An example of non-optimality is where A owes to D and E, B owes to E and F and C owes to F and D (assume $1 for every debt). The algorithm fails to consolidate the loans because no two payers share two common payees. This could be fixed by changing ">= 2" on the second line to ">= 1", but then the algorithm would most likely become very sensitive to the order in which the debts are collateralized.

Answer 7

It does not suffice to just figure out the receivers and givers. While I think this strategy is on the right track it also does not ensure an algorithm to find the least possible amount of payments.

For Example,

• Person A owes 25
• Person B owes 50
• Person C owes 75
• Person D is owed 100
• Person E is owed 50

While it is obvious that this can be done in 3 pays (A and C to D, B to E). I can't think of an efficient algorithm that will satisfy this for all problem sets.

Better Example,

• Person A owes 10
• Person B owes 49
• Person C owes 50
• Person D owes 65
• Person E is owed 75
• Person F is owed 99

If we took the greedy approach of having person D pay to F we would wind up with a sub-optimal solution as opposed to the optimal(A&D to E, B&C to F).

This problem has a lot of similarity with the Bin Packing Problem which has been proven to be NP-hard. The only difference being that we have multiple bins of varying sizes and the condition that the total space in all bins is equal to the total size of all items. This leads me to believe that the problem is likely NP-hard but with the added constraints it may be possible to solve in polynomially time.

Answer 8

My opinion: You're making this overly complicated.

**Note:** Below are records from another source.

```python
class VhNet(_Net):
    def __init__(self, node_dim: int, n_agents: int, n_cost: int, device, seed: int = 2, gnn_layers: int = 1,
                 edge_dim: int = 4, rnn: str = "gru", rnn_layers: int = 1):
        self.n, self.n_cost = n_agents, n_cost
        ps = self.ps = ParamSpace()
        self.gnn = GNN(ps, "gnn", node_dim, gnn_layers, edge_dim=edge_dim)
        self.head = MLPHead(ps, "head")
        self.gru = RNNStack(ps, "gru", rnn, rnn_layers)
        self.out = Dense(ps, "out", 64, n_cost)
        self.modules = [self.gnn, self.head, self.gru, self.out]
# ... 10 lines not shown

    def fwd(self, g: GraphBatch, h: torch.Tensor, keep_cache=True):
        rows = g.G * self.n
        self.last_tail = False
        if VH_TAIL and not keep_cache and self.gru.simple and len(self.gnn.layers) == 1 and h.shape[1] == 64:
            out = torch.empty((rows, self.n_cost), device=h.device)
            hd, cell = self.head, self.gru.cells[0]
            v = self.ps.view
            tail_w = [hd.d0.W(), hd.d0.b(), v(hd.ln0.name + ".scale"), v(hd.ln0.name + ".bias"), hd.d1.W(), hd.d1.b(),
                      v(hd.ln1.name + ".scale"), v(hd.ln1.name + ".bias"), cell.v("Wi"), cell.v("bi"), cell.v("Wh"),
                      cell.v("bhn"), self.out.W(), self.out.b()]
            if self.gnn.fwd_epilogue(g, tail=(tail_w, h if h.is_contiguous() else h.contiguous(), out)) is not None:
                self.last_tail = True
                return out, None
        z, gc = self.gnn.fwd(g, keep=keep_cache)
        y, hc = self.head.fwd(z)
        h2, _, rc = self.gru.fwd(y, h)
        out = self.out.fwd(h2, rows)
        return out, ((g, gc, hc, rc, h2) if keep_cache else None)

    def bwd(self, cache, dout):
        g, gc, hc, rc, h2 = cache
        rows = g.G * self.n
        dh2 = self.out.bwd(h2, dout, rows)
        ln = self.head.ln1_bwd_args(hc) if self.gru.simple else None
        dy, _ = self.gru.seq_bwd(rc, dh2, ln=ln)
        fused = ln is not None
        dz = self.head.bwd(hc, dy, dy_is_dh1=fused, mask_input=fused)
        self.gnn.bwd(gc, dz, g, top_masked=fused)


class VhGlobalNet(_Net):

    def __init__(self, node_dim: int, n_agents: int, n_cost: int, device, seed: int = 2, gnn_layers: int = 1,
                 edge_dim: int = 4, rnn: str = "gru", rnn_layers: int = 1):
        self.n, self.n_cost = n_agents, n_cost
        ps = self.ps = ParamSpace()
        self.gnn = GNN(ps, "gnn", node_dim, gnn_layers, edge_dim=edge_dim)
        self.head = MLPHead(ps, "head", d_in=128)
        self.gru = RNNStack(ps, "gru", rnn, rnn_layers)
        self.out = Dense(ps, "out", 64, n_cost)
        self.modules = [self.gnn, self.head, self.gru, self.out]
        ps.build(device)
# ... 54 lines not shown
```

### dgppo_fov_amd/csrc/gemm.hip

```cpp
#include <hip/hip_runtime.h>
#include <stdint.h>
#include <stdlib.h>

#include "../../include/dgppo_hip.h"
#include "lanes.h"
#include "lds_attr.h"

namespace dgppo {

typedef float f32x16 __attribute__((ext_vector_type(16)));

constexpr int kBM = 64, kBN = 64, kBK = 32, kPitch = kBM + 1;

__device__ float4 g_zero_row[4];
__device__ float g_sink[64];

struct GemmTileArgs {
  int M, N, K, k_begin, k_end;
  bool ta, tb;
  const float* A;
  int64_t lda;
  const float* B;
  int64_t ldb;
  int a_grp, b_grp;
// ... 148 lines not shown
struct EpiAcc {
  float ds[NTW], db[NTW];
};

__device__ __forceinline__ float swz16(float v) {
  return __builtin_bit_cast(float, __builtin_amdgcn_ds_swizzle(__builtin_bit_cast(int, v), 0x401F));
}
__device__ __forceinline__ float red32(float v) {
  v = lanes::sum16(v);
  return v + swz16(v);
}
__device__ __forceinline__ void ln_stats(float v0, float v1, float& mean, float& rstd) {
#pragma clang fp contract(off)
  const float s1 = red32(v0 + v1);
  const float s2 = red32(v0 * v0 + v1 * v1);
  mean = s1 / 64.0f;
  float var = s2 / 64.0f - mean * mean;
  var = var > 0.0f ? var : 0.0f;
  rstd = 1.0f / sqrtf(var + 1e-6f);
}
__device__ __forceinline__ float ln_pre(float v, float mean, float rstd, float sc, float bi) {
#pragma clang fp contract(off)
  return ((v - mean) * rstd) * sc + bi;
}

template <int NTW, int EXTRA, int EPI>
__device__ __forceinline__ void epi_load(const dgppo_gemm_args& p, const float* C, const float* Dd, int m0, int col0,
                                         int i, int h, float (&bv)[NTW], float (&xv)[NTW][16], EpiX<NTW, EPI>& ex) {
#pragma clang fp contract(off)
  if (EPI == dgppo::kEpiLnBwd) {
    const int row = m0 + (i & 3) + 8 * ((i & 15) >> 2) + 4 * h;
    const bool ok = row < p.M;
    ex.mo = *(ok ? p.ln_mean + row : (const float*)g_zero_row);
    ex.ro = *(ok ? p.ln_rstd + row : (const float*)g_zero_row);
  }
#pragma unroll
  for (int t = 0; t < NTW; ++t) {
    const int col = col0 + 32 * t + i;
// ... 1179 lines not shown
```

### dgppo_fov_amd/nn/kernels.py

```python
from __future__ import annotations

import ctypes
import math
import weakref

import torch

from .. import _lib, ops

_WS = {}
_GRAPHS = weakref.WeakSet()
_WS_KEPT = []


def hold_for_graph(g):
    _GRAPHS.add(g)
    return g


def workspace(nfloats: int, device, slot: str = "default") -> torch.Tensor:
    key = (str(device), slot, _lib.stream_handle(device))
    t = _WS.get(key)
    if t is None or t.numel() < nfloats:
        old = t.numel() if t is not None else 0
# ... 212 lines not shown
    a = _lib.GruSeqArgs()
    a.Q, a.L, a.n_agents, a.H = int(Q), int(L), int(n), 64
    a.gi, a.Wh, a.bhn, a.h0, a.hs, a.hT = _p(gi), _p(Wh), _p(bhn), _p(h0), _p(hs), _p(hT)
    a.dhs, a.dgi, a.dgh, a.dh0, a.dbhn_part = _p(dhs), _p(dgi), _p(dgh), _p(dh0), _p(dbhn_part)
    lib = _lib.load()
    if fwd:
        _chk(lib.dgppo_gru_seq_fwd(ctypes.byref(a), _stream(hs)), "dgppo_gru_seq_fwd")
    else:
        _chk(lib.dgppo_gru_seq_bwd(ctypes.byref(a), _stream(hs)), "dgppo_gru_seq_bwd")


def gru_seq_blocks(Q):
    return int(_lib.load().dgppo_gru_seq_blocks(int(Q)))


def agent_mean_fwd(x, y, G, n, F, x_gstride):
    _chk(_lib.load().dgppo_agent_mean_fwd(_p(x), _p(y), int(G), int(n), int(F), int(x_gstride), _stream(y)),
         "dgppo_agent_mean_fwd")


def agent_mean_bwd(dy, dx, G, n, F, dx_gstride, mask=None):
    _chk(_lib.load().dgppo_agent_mean_bwd_masked(_p(dy), _p(mask), _p(dx), int(G), int(n), int(F), int(dx_gstride),
                                                 _stream(dx)), "dgppo_agent_mean_bwd_masked")


def sender_table(G, n, C, E, cand, receivers, senders, out):
    _chk(_lib.load().dgppo_gnn_sender_table(int(G), int(n), int(C), int(E), _p(cand), _p(receivers), _p(senders),
                                            _p(out), _stream(out)), "dgppo_gnn_sender_table")


# ... 99 lines not shown
```

### dgppo_fov_amd/nn/layers.py

```python
from __future__ import annotations

import math
import os
from typing import Dict, List, Optional, Tuple

import numpy as np
import torch

from .. import ops
from . import kernels as K

FUSE_LN = os.environ.get("DGPPO_FUSE_LN", "1") == "1"
FUSED_LAYER = os.environ.get("DGPPO_FUSED_LAYER", "1") == "1"


class ParamSpace:

    def __init__(self):
        self.entries: List[Tuple[str, Tuple[int, ...], str]] = []
        self.offsets: Dict[str, int] = {}
        self.size = 0
        self.flat = None
        self.grad = None

    def add(self, name: str, shape, init: str) -> str:
        shape = tuple(int(s) for s in shape)
        assert name not in self.offsets, name
        self.offsets[name] = self.size
# ... 222 lines not shown
        H = self.H
        wi, bi, wh, bhn = (self.v(k).cpu().numpy() for k in ("Wi", "bi", "Wh", "bhn"))
        return {"ir": {"kernel": wi[:, :H], "bias": bi[:H]}, "iz": {"kernel": wi[:, H:2 * H], "bias": bi[H:2 * H]},
                "in": {"kernel": wi[:, 2 * H:], "bias": bi[2 * H:]}, "hr": {"kernel": wh[:, :H]},
                "hz": {"kernel": wh[:, H:2 * H]}, "hn": {"kernel": wh[:, 2 * H:], "bias": bhn}}

    def load_flax(self, d):
        wi = np.concatenate([d["ir"]["kernel"], d["iz"]["kernel"], d["in"]["kernel"]], 1).astype(np.float32)
        bi = np.concatenate([d["ir"]["bias"], d["iz"]["bias"], d["in"]["bias"]]).astype(np.float32)
        wh = np.concatenate([d["hr"]["kernel"], d["hz"]["kernel"], d["hn"]["kernel"]], 1).astype(np.float32)
        self.v("Wi").copy_(torch.from_numpy(wi))
        self.v("bi").copy_(torch.from_numpy(bi))
        self.v("Wh").copy_(torch.from_numpy(wh))
        self.v("bhn").copy_(torch.as_tensor(np.asarray(d["hn"]["bias"], np.float32)))

    def seq_fwd(self, x, Q, L, n, h0=None, hs_out=None, hT_out=None):
        rows, H = Q * L, self.H
        gi = torch.empty((rows, 3 * H), device=x.device)
        K.gemm(x, self.v("Wi"), gi, rows, 3 * H, self.d_in, bias=self.v("bi"))
        hs = hs_out if hs_out is not None else torch.empty((rows, H), device=x.device)
        K.gru_seq(True, Q, L, n, gi, self.v("Wh"), self.v("bhn"), h0, hs, hT=hT_out)
        return hs, (x, gi, hs, h0, Q, L, n)

    def seq_bwd(self, cache, dhs, need_dx=True, need_dh0=False, ln=None):
        x, gi, hs, h0, Q, L, n = cache
        rows, H, dev = Q * L, self.H, dhs.device
        dgi = torch.empty((rows, 3 * H), device=dev)
        dgh = torch.empty((rows, 3 * H), device=dev)
        dh0 = torch.empty((Q, H), device=dev) if need_dh0 else None
        nb = K.gru_seq_blocks(Q)
        part = K.workspace(nb * H, dev, "gru_bhn")
        K.gru_seq(False, Q, L, n, gi, self.v("Wh"), self.v("bhn"), h0, hs, dhs=dhs, dgi=dgi, dgh=dgh, dh0=dh0,
                  dbhn_part=part)
        K.gemm(x, dgi, self.v("Wi", True), self.d_in, 3 * H, rows, ta=True, beta=1.0, bias_grad=self.v("bi", True))
        S = Q // n
        if L > 1:
            K.gemm(hs, dgh, self.v("Wh", True), H, 3 * H, S * (L - 1) * n, ta=True, lda=H, a_grp=(L - 1) * n,
                   a_gs=L * n * H, ldb=3 * H, b_off=n * 3 * H, b_grp=(L - 1) * n, b_gs=L * n * 3 * H, beta=1.0)
        if h0 is not None:
            K.gemm(h0, dgh, self.v("Wh", True), H, 3 * H, Q, ta=True, lda=H, ldb=3 * H, b_grp=n,
                   b_gs=L * n * 3 * H, beta=1.0)
        K.colsum(part, nb, H, self.v("bhn", True), beta=1.0)
        dx = None
        if need_dx:
            dx = torch.empty_like(x)
            K.gemm(dgi, self.v("Wi"), dx, rows, self.d_in, 3 * H, tb=True, ldb=3 * H, ln=ln)
        return dx, dh0

    def fwd(self, x, h, h_out=None):
        rows = h.shape[0]
        return self.seq_fwd(x, rows, 1, 1, h0=h, hs_out=h_out)

    def bwd(self, cache, dhn, need_dx=True):
        return self.seq_bwd(cache, dhn, need_dx=need_dx, need_dh0=True)


class LSTMCell:
# ... 162 lines not shown
            dh0s.append(dh0k)
        dh0 = torch.cat(dh0s[::-1], 1) if need_dh0 else None
        return d, dh0

    def fwd(self, x, h, h_out=None):
        rows = h.shape[0]
        if self.simple:
            h2, c = self.cells[0].fwd(x, h, h_out=h_out)
            return h2, h2, c
        h2 = h_out if h_out is not None else torch.empty((rows, self.W), device=h.device)
        y, c = self.seq_fwd(x, rows, 1, 1, h0=h, hT_out=h2)
        return y, h2, c

    def bwd(self, cache, dy, need_dx=True, ln=None):
        return self.seq_bwd(cache, dy, need_dx=need_dx, need_dh0=True, ln=ln)
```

Think of it as a "pool" of money, and lose the relationships altogether:

Instead of:

• Mike owes John 100
• John owes Rachel 200
• Mike owes Rachel 400

The algorithm only has to think:

• Mike owes 100
• John is owed 100
• John owes 200
• Rachel is owed 200
• Mike owes 400
• Rachel is owed 400

Netting this:

• Mike owes 500
• John owes 100
• Rachel is owed 600

Separate this into a list of "givers" and "receivers". Each giver on the list will go through the list of receivers, giving each receiver what they need until the giver has payed up. When a receiver receives everything they need, they go off the list.

Later Edit

As other posters have observed, this simplifies the problem. However, there might be an optimal ordering of the "givers" and "receivers" lists, but we haven't yet identified a straightforward way to determine this ordering.